AI4S2S / s2spy

A high-level python package integrating expert knowledge and artificial intelligence to boost (sub) seasonal forecasting
https://ai4s2s.readthedocs.io/
Apache License 2.0
20 stars 7 forks source link

correlating across both intra-seasonal and inter-seasonal variability ('subseasonal mode') #151

Closed semvijverberg closed 1 year ago

semvijverberg commented 1 year ago

The current implementation is forcing the RGDR().fit method to correlate across the anchor_year dimension (1 datapoint per year). I would like to flatten the anchor_year and i_interval year in order to correlate once using all datapoints (instead of looping over each target).

To solve this issue, I propose to add the 'corr_dim' argument to RGDR().fit. Such that people can also use it more flexibly (even without creating a calendar).

This is what I want to do: ''' target = target_resampled['t2m'].sel(i_interval=(slice(1,6))).stack(time=['anchor_year', 'i_interval']) field = field_resampled.sel(i_interval=slice(-1, 5)).stack(time=['anchor_year', 'i_interval'])

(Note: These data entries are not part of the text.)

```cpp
template <int NK, int PFA>
__global__ __launch_bounds__(256, 2) void wino_gemm_h2c_kernel(WinoH2Args h) {
  const WinoArgs& a = h.w;
  constexpr int SA = 128 * 128, SB = 256 * 128;
  __shared__ __attribute__((aligned(16))) unsigned char lds[SA + SB];

  const int n_nt = a.Ntot >> 8;
  const int per_pos = a.n_mtiles * n_nt;
  const int nblk = h.npos * per_pos;
  const int id = blockIdx.x;
  int q = nblk >> 3, rr = nblk & 7, xcd = id & 7, slot = id >> 3;
  int tile = (xcd < rr ? xcd * (q + 1) : rr * (q + 1) + (xcd - rr) * q) + slot;
  const int pos = tile / per_pos;
  const int rem = tile - pos * per_pos;
  const int m_tile = rem / n_nt, n_tile = rem - m_tile * n_nt;

  const int tid = threadIdx.x, lane = tid & 63, wid = tid >> 6;
  const int wm = wid >> 1, wn = wid & 1;
  const unsigned st_lds = h2c_img(tid >> 3, tid & 7);
  const char* abase = reinterpret_cast<const char*>(a.V) + ((size_t)m_tile * h.npos + pos) * (size_t)NK * SA + (size_t)tid * 16;
  const char* bbase = reinterpret_cast<const char*>(h.U2c) + (((size_t)pos * NK) * n_nt + n_tile) * (size_t)SB + (size_t)tid * 16;
// ... 329 lines not shown
template <int TM> __device__ __forceinline__ void wino_at_acc(int nu, float* Y, float t);
template <> __device__ __forceinline__ void wino_at_acc<5>(int nu, float* Y, float t) {
  switch (nu) {
    case 0: Y[0] += t; break;
    case 1: Y[0] += t; Y[1] += t; Y[2] += t; Y[3] += t; Y[4] += t; break;
    case 2: Y[0] += t; Y[1] -= t; Y[2] += t; Y[3] -= t; Y[4] += t; break;
    case 3: Y[0] += t; Y[1] += 0.5f * t; Y[2] += 0.25f * t; Y[3] += 0.125f * t; Y[4] += 0.0625f * t; break;
    case 4: Y[0] += t; Y[1] -= 0.5f * t; Y[2] += 0.25f * t; Y[3] -= 0.125f * t; Y[4] += 0.0625f * t; break;
    case 5: Y[0] += t; Y[1] += 2.f * t; Y[2] += 4.f * t; Y[3] += 8.f * t; Y[4] += 16.f * t; break;
    default: Y[4] += t; break;
  }
}
template <> __device__ __forceinline__ void wino_at_acc<4>(int nu, float* Y, float t) {
  switch (nu) {
    case 0: Y[0] += t; break;
    case 1: Y[0] += t; Y[1] += t; Y[2] += t; Y[3] += t; break;
    case 2: Y[0] += t; Y[1] -= t; Y[2] += t; Y[3] -= t; break;
    case 3: Y[0] += t; Y[1] += 2.f * t; Y[2] += 4.f * t; Y[3] += 8.f * t; break;
    case 4: Y[0] += t; Y[1] -= 2.f * t; Y[2] += 4.f * t; Y[3] -= 8.f * t; break;
    default: Y[3] += t; break;
  }
}

template <int TM, bool LAST>
__global__ __launch_bounds__(256, 2) void wino_oi_h2c_kernel(WinoH2Args h) {
  using WT = WinoT<TM>;
  constexpr int AL = WT::AL;
  const WinoArgs& a = h.w;
  extern __shared__ __attribute__((aligned(16))) float ys[];
  const int tid = threadIdx.x, tl = tid >> 4, pr = tid & 15, lane = tid & 63;
  const int s = blockIdx.y, NS = a.C >> 5, HW = a.H * a.W;
  const int t0 = blockIdx.x * 16;
  const int t = t0 + tl;
  const bool live = t < a.T;
  const int tc = live ? t : a.T - 1;
  const int b = tc / a.TPB, tt = tc - b * a.TPB;
  const int ty = tt / a.ntx, tx = tt - ty * a.ntx;
  const int bl = tl / a.TPB;
  float s_, un0;
  wino_h2_scales(h.amax_in[b], WT::VSHIFT, &s_, &un0);
  const __amdgpu_buffer_rsrc_t mr = h2_rsrc(a.Mb + ((size_t)(t0 >> 7) * h.npos * NS + s) * 8192);
  const unsigned m_lane = (unsigned)(((tc & 127) * 64 + pr * 4) * 4);
  const unsigned m_pos = (unsigned)NS * 32768u;
  float Y[TM][TM][4];
#pragma unroll
  for (int k = 0; k < TM; k++)
#pragma unroll
    for (int l = 0; l < TM; l++)
// ... 9 lines not shown
      for (int xi = 0; xi < AL; xi++) m[(nu + 1) & 1][xi] = h2_ldf4(mr, m_lane, (unsigned)(xi * AL + nu + 1) * m_pos);
    }
    float mm[4][AL], oo[4][TM];
#pragma unroll
    for (int xi = 0; xi < AL; xi++) { const float4 v = m[nu & 1][xi]; mm[0][xi] = v.x; mm[1][xi] = v.y; mm[2][xi] = v.z; mm[3][xi] = v.w; }
#pragma unroll
    for (int e = 0; e < 4; e++) wino_atv<TM>(mm[e], oo[e]);
#pragma unroll
    for (int k = 0; k < TM; k++)
#pragma unroll
      for (int e = 0; e < 4; e++) {
        float yl[TM];
#pragma unroll
        for (int l = 0; l < TM; l++) yl[l] = Y[k][l][e];
        wino_at_acc<TM>(nu, yl, oo[e][k]);
#pragma unroll
        for (int l = 0; l < TM; l++) Y[k][l][e] = yl[l];
      }
    __builtin_amdgcn_sched_barrier(0);
  }
  const char* ep = reinterpret_cast<const char*>(a.ep);
  const unsigned e_lane = (unsigned)(32 * s + 2 * pr) * 16u, e_pix = (unsigned)a.Cout_p * 16u;
  float mx = 0.f;
  float* yb = LAST ? a.y + (size_t)b * a.Hp * a.Wp * a.Cout_p + 32 * s + 2 * pr : nullptr;
#pragma unroll
  for (int k = 0; k < TM; k++) {
    const int hh = TM * ty + k, hc = hh < a.H ? hh : a.H - 1;
#pragma unroll
    for (int l = 0; l < TM; l++) {
      const int ww = TM * tx + l, wc = ww < a.W ? ww : a.W - 1;
      const char* e = ep + (size_t)(hc * a.W + wc) * e_pix + e_lane;
      const float4 E0 = *reinterpret_cast<const float4*>(e), E1 = *reinterpret_cast<const float4*>(e + 16);
      float va = (Y[k][l][0] * un0) * E0.x + E0.y, vb = (Y[k][l][1] * un0) * E0.z + E0.w;
      float vc = (Y[k][l][2] * un0) * E1.x + E1.y, vd = (Y[k][l][3] * un0) * E1.z + E1.w;
      va = va > 0.f ? va : 0.f; vb = vb > 0.f ? vb : 0.f; vc = vc > 0.f ? vc : 0.f; vd = vd > 0.f ? vd : 0.f;
      const float y0 = va + vb, y1 = vc + vd;
      if (live && hh < a.H && ww < a.W) {
        if (LAST) *reinterpret_cast<float2*>(yb + ((size_t)(hh + 1) * a.Wp + (ww + 1)) * a.Cout_p) = make_float2(y0, y1);
        else *reinterpret_cast<float2*>(&ys[((size_t)bl * HW + hh * a.W + ww) * 32 + 2 * pr]) = make_float2(y0, y1);
        mx = fmaxf(mx, fmaxf(y0, y1));
      }
    }
    __builtin_amdgcn_sched_barrier(0);
  }
  if (LAST) return;
#pragma unroll
  for (int o = 8; o > 0; o >>= 1) mx = fmaxf(mx, __shfl_xor(mx, o, 64));
  if (pr == 0 && live) h.wm_out[(size_t)t * NS + s] = mx;
  float ax;
  if (h.amax_true) ax = __uint_as_float(reinterpret_cast<const unsigned*>(h.amax_true)[b]);
  else {
    const int wmpb = a.TPB * NS;
    const float* wp = h.wm_prev + (size_t)b * wmpb;
    ax = 0.f;
    for (int i = pr; i < wmpb; i += 16) ax = fmaxf(ax, wp[i]);
#pragma unroll
    for (int o = 8; o > 0; o >>= 1) ax = fmaxf(ax, __shfl_xor(ax, o, 64));
  }
  const float bound = h.g1 * ax + h.g0;
  const unsigned bbits = __float_as_uint(bound);
  if (s == 0 && tt == 0 && pr == 0 && live) h.amax_next[b] = bbits;
  float sb, inv_;
  wino_h2_scales(bbits, WT::VSHIFT, &sb, &inv_);
  __syncthreads();
  const float* yl = ys + (size_t)bl * HW * 32 + 2 * pr;
  float tmx[AL][AL], tmy[AL][AL];
// ... 344 lines not shown
      case 1: hipLaunchKernelGGL(wino_gemm_h2p_kernel<1>, gp, dim3(256), 0, st, h); break;
      case 2: hipLaunchKernelGGL(wino_gemm_h2p_kernel<2>, gp, dim3(256), 0, st, h); break;
      case 3: hipLaunchKernelGGL(wino_gemm_h2p_kernel<3>, gp, dim3(256), 0, st, h); break;
      default: hipLaunchKernelGGL(wino_gemm_h2p_kernel<0>, gp, dim3(256), 0, st, h); break;
    }
    return;
  }
  if (dma_ok && h.temporal_stores && (h.w.C >> 5) == 8) { hipLaunchKernelGGL((wino_gemm_h2g_kernel<8, false>), g, dim3(256), 0, st, h); return; }
  if (dma_ok) {
    switch (h.w.C >> 5) {
      case 4: hipLaunchKernelGGL((wino_gemm_h2g_kernel<4>), g, dim3(256), 0, st, h); return;
      case 8: hipLaunchKernelGGL((wino_gemm_h2g_kernel<8>), g, dim3(256), 0, st, h); return;
      case 12: hipLaunchKernelGGL((wino_gemm_h2g_kernel<12>), g, dim3(256), 0, st, h); return;
      default: hipLaunchKernelGGL((wino_gemm_h2g_kernel<16>), g, dim3(256), 0, st, h); return;
    }
  }
  switch (h.w.C >> 5) {
    case 4: hipLaunchKernelGGL((wino_gemm_h2c_kernel<4, 2>), g, dim3(256), 0, st, h); break;
    case 8: hipLaunchKernelGGL((wino_gemm_h2c_kernel<8, 2>), g, dim3(256), 0, st, h); break;
    case 12: hipLaunchKernelGGL((wino_gemm_h2c_kernel<12, 2>), g, dim3(256), 0, st, h); break;
    default: hipLaunchKernelGGL((wino_gemm_h2c_kernel<16, 2>), g, dim3(256), 0, st, h); break;
  }
}
static void wino_h2c_oi(agz_ctx* ctx, WinoH2Args& h, bool last, hipStream_t st, int variant = 4) {
  wino_h2c_geometry(h);
  ProfScopeOn ps(ctx, AGZ_PROF_WINO_OUT, st == ctx->stream);
  const WinoArgs& a = h.w;
  const dim3 g((unsigned)ceil_div(a.T, 16), (unsigned)(a.C >> 5));
  const size_t shm = last ? 0 : (size_t)(16 / a.TPB) * a.H * a.W * 32 * sizeof(float);
  const bool fits31 = wino_h2_rows(h.npos, (size_t)a.T) * a.Ntot * 4 < ((size_t)1 << 31);
  if (variant == 4 && !last && fits31 && !(ctx->func_attr_state & 2u)) {
    const bool ok = hipFuncSetAttribute(reinterpret_cast<const void*>(&wino_oip_h2c_kernel<5>), hipFuncAttributeMaxDynamicSharedMemorySize, 80 * 1024) == hipSuccess &&
                    hipFuncSetAttribute(reinterpret_cast<const void*>(&wino_oip_h2c_kernel<4>), hipFuncAttributeMaxDynamicSharedMemorySize, 80 * 1024) == hipSuccess;
    if (!ok) (void)hipGetLastError();
    ctx->func_attr_state |= 2u | (ok ? 1u : 0u);
  }
  if (variant == 4 && !last && fits31 && (ctx->func_attr_state & 1u)) {
    const size_t shp = (size_t)(16 / a.TPB) * (h.tm * a.nty + 2) * (h.tm * a.ntx + 2) * 32 * sizeof(float);
    const int items = ceil_div(a.T, 16) * (a.C >> 5);
    const dim3 gp((unsigned)std::min(items, 2 * ctx->num_cus));
    if (h.tm == 5 && h.temporal_stores) {
      (void)hipFuncSetAttribute(reinterpret_cast<const void*>(&wino_oip_h2c_kernel<5, false>), hipFuncAttributeMaxDynamicSharedMemorySize, 80 * 1024);
      hipLaunchKernelGGL((wino_oip_h2c_kernel<5, false>), gp, dim3(256), shp, st, h);
      return;
    }
    if (h.tm == 5) hipLaunchKernelGGL((wino_oip_h2c_kernel<5>), gp, dim3(256), shp, st, h);
    else hipLaunchKernelGGL((wino_oip_h2c_kernel<4>), gp, dim3(256), shp, st, h);
    return;
  }
  if (h.tm == 5) {
    if (last) hipLaunchKernelGGL((wino_oi_h2c_kernel<5, true>), g, dim3(256), shm, st, h);
    else hipLaunchKernelGGL((wino_oi_h2c_kernel<5, false>), g, dim3(256), shm, st, h);
  } else {
    if (last) hipLaunchKernelGGL((wino_oi_h2c_kernel<4, true>), g, dim3(256), shm, st, h);
    else hipLaunchKernelGGL((wino_oi_h2c_kernel<4, false>), g, dim3(256), shm, st, h);
  }
}
```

RGDR().fit(field, target, corr_dim='time') '''

Any other comments suggestions? I know this is already supported by https://github.com/AI4S2S/s2spy/blob/825d359e9bc02313a97c222f72699993b611a3fb/s2spy/rgdr/rgdr.py#L274-L276 so should be a very minor change.

BSchilperoort commented 1 year ago

Hi Sem, I tried out code similar to your example, and I was indeed able to get the right correlation out using rgdr.correlation

Modified from rgdr_tutorial.ipynb:

target_data = target_resampled.sel(cluster=3).ts.sel(i_interval=(slice(1,6))).stack(anch_int=['anchor_year', 'i_interval'])
field_data = field_resampled.sst.sel(i_interval=slice(-1, 5)).stack(anch_int=['anchor_year', 'i_interval'])

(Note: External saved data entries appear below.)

template <class SH>
__global__ __launch_bounds__(64) void label_rest_kernel(DevGraph g, const FRec *frec, const FRec *brec,
                                                        const uint32_t *roots, const uint32_t *targets,
                                                        uint64_t *allowed, LabelRest R, unsigned int *total,
                                                        uint32_t *out, unsigned int *out_count,
                                                        unsigned long long *stats) {
    __shared__ SH S;
    const uint32_t lane = threadIdx.x;
    const uint32_t c = R.count[lane * kRestStride];
    const uint32_t nu = (c + 15) / 16;
    const uint32_t incl = wave_incl_sum_u32(nu);
    const uint64_t units = (uint64_t)__builtin_amdgcn_readlane((int)incl, 63);
    const uint32_t listed = wave_sum_all(c);
    if (blockIdx.x == 0 && lane == 0) *total = listed;
    for (uint64_t u = blockIdx.x; u < units; u += gridDim.x) {
        const uint32_t shard = (uint32_t)__builtin_ctzll(__ballot(incl > u));
        const uint32_t first = (uint32_t)__builtin_amdgcn_readlane((int)(incl - nu), (int)shard);
        const uint32_t cs = (uint32_t)__builtin_amdgcn_readlane((int)c, (int)shard);
        const uint64_t j = (u - first) * 16 + lane;
        uint32_t idx = KETOGPU_NODE_NONE, r = KETOGPU_NODE_NONE, t = KETOGPU_NODE_NONE;
        if (lane < 16 && j < cs) {
            idx = R.list[shard * R.cap + j];
            r = roots[idx];
            t = targets[idx];
        }
        lite_unit<SH, false>(S, g, frec, brec, bidi_load_rows(g, r, t), allowed, u, out, out_count, stats, nullptr,
                             idx, true);
        __syncthreads();
    }
// ... 1437 lines not shown
    }();
    bool label_clean = false;
    bool lean_call = false;
    bool pipelined_req = false, queued = false;
    hipStream_t pipe_s[kPipe] = {};
    bool pipe_used[kPipe] = {};
    const ketogpu_queries *pipe_q[kPipe] = {};
    bool label_defer = [] {
        const char *e = getenv("KETOGPU_LABEL_DEFER");
        return !e || atoi(e) != 0;
    }();
    int done_mode = [] {
        const char *e = getenv("KETOGPU_LABEL_DONE_EVENT");
        return !e ? 2 : !strcmp(e, "record") ? 0 : !strcmp(e, "nofence") ? 1 : 2;
    }();
    struct PendingDense {
        bool on = false;
        ketogpu_queries *q = nullptr;
        uint64_t *allowed = nullptr;
        LabelRest R{}, F{};
    } pend[kPipe];
    bool carry_call = false;
    unsigned cur_pipe = 0;
    uint64_t pipe_epoch = 1;
    hipEvent_t order_ev = nullptr;
    hipStream_t pstream(unsigned k) const {
        if (k == cur_pipe) return stream;
        return k ? pipe_s[k] : pipe_s[cur_pipe];
    }
    bool label_tail = [] {
        const char *e = getenv("KETOGPU_LABEL_TAIL");
        return !e || atoi(e) != 0;
    }();
    uint64_t piped_full = 0;
    bool piped_full_known = false, flush_unread = false;
    void take_piped_full() {
        piped_full = ((const unsigned int *)(h_ctr + 24))[7];
        piped_full_known = true;
    }
    static unsigned grid_for(uint64_t full) { return (unsigned)std::min<uint64_t>(std::max<uint64_t>(full / 16 + 64, 64), 16384); }
    unsigned dense_grid() const { return grid_for(full_prev); }
    unsigned piped_grid() const { return grid_for(piped_full_known ? piped_full : full_prev); }
    bool flush_dense(unsigned k) {
        PendingDense p = pend[k];
        if (!p.on) return false;
        pend[k] = PendingDense{};
        label_dispatch([&](auto hs, auto hp) {
            KLAUNCH((label_full_kernel<decltype(hs)::value, decltype(hp)::value>), dim3(piped_grid()), dim3(64), 0,
                    pstream(k), lgraph, p.allowed, p.R, p.F, &spill_count[0], &spill_count[7], nullptr, d_hctr + 16);
        });
        flush_unread = true;
        if (p.q) {
            if (p.q->done_ev) HIP_CHECK(hipEventRecord(p.q->done_ev, pstream(k)));
            p.q->pass = 0;
        }
        return true;
    }
    void flush_dense_all() {
        for (unsigned k = 0; k < kPipe; k++) flush_dense(k);
    }
    void drain_pipe() {
        flush_dense_all();
        for (unsigned k = 0; k < kPipe; k++) {
            pipe_q[k] = nullptr;
            if (pipe_used[k]) HIP_CHECK(hipStreamSynchronize(pstream(k)));
            pipe_used[k] = false;
// ... 66 lines not shown
        return x;
    }
    bool frec_needed = false;
    static constexpr uint64_t kTrialMin = 1 << 16;
    static constexpr int kTrialRuns = 2;
    int trials_left = 0;
    struct Candidate {
        bool bidi;
        int hlog, bt, f, lf;
        double ms;
        bool units = true;
        int u = 16;
        int wpe = 1;
        int lite = 0;
    };
    std::vector<Candidate> candidates;
    struct BidiCfg {
        int hlog, bt, f, lf;
        int u = 16;
        int wpe = 1;
        int lite = 0;
        bool operator==(const BidiCfg &o) const {
            return hlog == o.hlog && bt == o.bt && f == o.f && lf == o.lf && u == o.u && wpe == o.wpe &&
                   lite == o.lite;
        }
    };
    BidiCfg bidi_cfg{9, 64, KETO_F1, 7};

    void launch_bidi(const BidiCfg &c, unsigned grid, unsigned pad, const Batch &q, const uint32_t *parents,
                     const unsigned int *in_count, uint32_t *out, unsigned int *out_count, unsigned long long *stats,
                     unsigned long long *stp, uint64_t unit0 = 0, hipStream_t stream = nullptr, bool chunked = false) {
        if (!stream) stream = this->stream;
        if (c.lite == 3) {
            label_dispatch([&](auto hs, auto hp) {
                KLAUNCH((label_kernel<decltype(hs)::value, decltype(hp)::value>), dim3(grid), dim3(64), pad, stream,
                        lgraph, q.roots, q.targets, q.n, q.allowed, label_rest(q.n), label_full(q.n), stats, unit0);
            });
            return;
        }
        if (c.lite == 2) {
#define KETO_CORE_K(SH)                                                                                       \
    KLAUNCH((lite_kernel<SH, true>), dim3(grid), dim3(64), pad, stream, gcore(), core_rec[0], core_rec[1], q.roots, \
            q.targets, q.n, q.allowed, out, out_count, stats, unit0, stp)
            if (core_shape == 1)
                KETO_CORE_K(CoreShapeS);
            else if (core_shape == 2)
                KETO_CORE_K(CoreShapeM);
            else
                KETO_CORE_K(LiteShape);
#undef KETO_CORE_K
            return;
        }
        if (c.lite) {
            if (c.u == 32)
                KLAUNCH((lite_kernel<LiteShape32>), dim3(grid), dim3(64), pad, stream, g, frec, brec, q.roots,
                        q.targets, q.n, q.allowed, out, out_count, stats, unit0, stp);
            else
                KLAUNCH((lite_kernel<LiteShape>), dim3(grid), dim3(64), pad, stream, g, frec, brec, q.roots, q.targets,
                        q.n, q.allowed, out, out_count, stats, unit0, stp);
            return;
        }
        if (chunked && c == BidiCfg{9, 64, KETO_F1, 7, 16, 1}) {
            KLAUNCH((bidi_kernel<16, 9, KETO_F1, 64, 7, 1, 1>), dim3(grid), dim3(64), pad, stream, g, frec, brec, q.roots,
                    q.targets, q.n, q.allowed, parents, in_count, 1u, out, out_count, stats, stp, unit0);
            return;
        }
#define KETO_BIDI_U(U, HL, F, BT, LF, WPE)                                                                        \
    if (c == BidiCfg{HL, BT, F, LF, U, WPE}) {                                                                   \
        KLAUNCH((bidi_kernel<U, HL, F, BT, LF, WPE>), dim3(grid), dim3(BT), pad, stream, g, frec, brec,          \
// ... 1248 lines not shown
            rs.push_launches++;
            if (!left) return 0;
            HIP_CHECK(hipMemsetAsync(spill_count, 0, sizeof(unsigned int), stream));
            a = ev();
            b = ev();
            HIP_CHECK(hipEventRecord(a, stream));
            KLAUNCH(unit_kernel<1>, dim3((unsigned)(left * wave_u)), dim3(kBlock), 0, stream, g, has_kids,
                               q.roots, q.targets, q.n, q.allowed, q.flags, list[0], (uint32_t)wave_u, list[1],
                               spill_count, st.stats, nullptr);
            HIP_CHECK(hipEventRecord(b, stream));
            unit_ev.push_back({a, b});
            left = read_spill_count();
            rs.spilled_units += left;
            rs.push_launches++;
            if (left)
                HIP_CHECK(hipMemcpyAsync(list[0], list[1], left * sizeof(uint32_t), hipMemcpyDeviceToDevice, stream));
            return left;
        }
        uint64_t units = (q.n + 15) / 16;
        uint64_t left = 0;
        if (use_v2 || (use_lite && use_bidi)) {
            if (use_bidi) {
                const bool direct = src && src->mapped && pipe_direct &&
                                    (bidi_cfg == BidiCfg{9, 64, KETO_F1, 7, 16, 1} || bidi_cfg.lite);
                const bool light = light_begin && (direct || !src);
                hipEvent_t a = light ? light_begin : ev(), b = light ? nullptr : ev();
                if (!light) HIP_CHECK(hipEventRecord(a, stream));
                const uint64_t bunits = (q.n + bidi_cfg.u - 1) / bidi_cfg.u;
                if (!src && carry_call) {
                    PendingDense p = pend[cur_pipe];
                    pend[cur_pipe] = PendingDense{};
                    const unsigned D = p.on ? piped_grid() : 0u;
                    label_dispatch([&](auto hs, auto hp) {
                        if (label_tail)
                            KLAUNCH((label_carry_kernel<decltype(hs)::value, decltype(hp)::value, true>),
                                    dim3(D + (unsigned)bunits), dim3(64), lds_pad, stream, lgraph, q.roots, q.targets,
                                    q.n, q.allowed, label_rest(q.n), label_full(q.n), p.F, p.allowed, D);
                        else
                            KLAUNCH((label_carry_kernel<decltype(hs)::value, decltype(hp)::value, false>),
                                    dim3(D + (unsigned)bunits), dim3(64), lds_pad, stream, lgraph, q.roots, q.targets,
                                    q.n, q.allowed, label_rest(q.n), label_full(q.n), p.F, p.allowed, D);
                    });
                    if (p.q) p.q->pass = 2;
                } else if (!src) {
                    launch_bidi(bidi_cfg, (unsigned)bunits, lds_pad, q, nullptr, nullptr, list[0], &spill_count[0],
                                lean_call ? nullptr : st.stats, stamps);
                } else if (direct) {
#define KETO_HOST_K(K)                                                                                     \
    do {                                                                                                   \
        if (bidi_cfg.lite == 3)                                                                            \
            launch_label_host(q, src, bunits);                                                             \
        else if (bidi_cfg.lite == 2 && core_shape == 1)                                                    \
            KLAUNCH((lite_host_kernel<K, CoreShapeS, true>), dim3((unsigned)((bunits + K - 1) / K)), dim3(64), \
                    0, stream, gcore(), core_rec[0], core_rec[1], src->roots, src->targets, io->d_roots,   \
                    io->d_targets, q.n, q.allowed, list[0], &spill_count[0], st.stats, d_bad);              \
        else if (bidi_cfg.lite == 2 && core_shape == 2)                                                    \
            KLAUNCH((lite_host_kernel<K, CoreShapeM, true>), dim3((unsigned)((bunits + K - 1) / K)), dim3(64), \
                    0, stream, gcore(), core_rec[0], core_rec[1], src->roots, src->targets, io->d_roots,   \
                    io->d_targets, q.n, q.allowed, list[0], &spill_count[0], st.stats, d_bad);              \
        else if (bidi_cfg.lite == 2)                                                                       \
            KLAUNCH((lite_host_kernel<K, LiteShape, true>), dim3((unsigned)((bunits + K - 1) / K)), dim3(64), \
                    0, stream, gcore(), core_rec[0], core_rec[1], src->roots, src->targets, io->d_roots,   \
                    io->d_targets, q.n, q.allowed, list[0], &spill_count[0], st.stats, d_bad);              \
        else if (bidi_cfg.lite && bidi_cfg.u == 32)                                                        \
            KLAUNCH((lite_host_kernel<K, LiteShape32>), dim3((unsigned)((bunits + K - 1) / K)), dim3(64), 0, \
                    stream, g, frec, brec, src->roots, src->targets, io->d_roots, io->d_targets, q.n,      \
                    q.allowed, list[0], &spill_count[0], st.stats, d_bad);                                 \
        else if (bidi_cfg.lite)                                                                            \
            KLAUNCH((lite_host_kernel<K, LiteShape>), dim3((unsigned)((bunits + K - 1) / K)), dim3(64), 0,   \
                    stream, g, frec, brec, src->roots, src->targets, io->d_roots, io->d_targets, q.n,      \
                    q.allowed, list[0], &spill_count[0], st.stats, d_bad);                                 \
        else                                                                                               \
            KLAUNCH(bidi_host_kernel<K>, dim3((unsigned)((bunits + K - 1) / K)), dim3(64), 0, stream, g,   \
                    frec, brec, src->roots, src->targets, io->d_roots, io->d_targets, q.n, q.allowed,      \
                    list[0], &spill_count[0], st.stats, d_bad);                                            \
// ... 747 lines not shown
        else if (q->pass == 0)
            q->pass = 2;
        q->last_s = si;
        q->pending = true;
        e->pipe_q[si] = q;
        e->pipe_used[si] = true;
    } else {
        e->pipe_q[si] = nullptr;
        q->pending = false;
    }
    e->pipelined_req = false;
    if (queued) *queued = e->queued ? 1 : 0;
    API_END
}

field_data["anch_int"] = range(field_data["anch_int"].size)
target_data["anch_int"] = range(target_data["anch_int"].size)

corr, p_val = correlation(field_data, target_data, corr_dim="anch_int")

However, it is essential that:

Perhaps it could be better to modify RGDR, rather than the .fit method. As .fit should not really take any input other than data. We then can put the interval handling and dim stacking inside RGDR. How about the following syntax:

rgdr = RGDR(
    target_intervals=[1, 2, 3],  #int or list
    lag=2  # cross correlation lag. Would make precursor_intervals=[-2, -1, 1]
)
semvijverberg commented 1 year ago

Yes definitely agree with all suggestions! Would love that feature!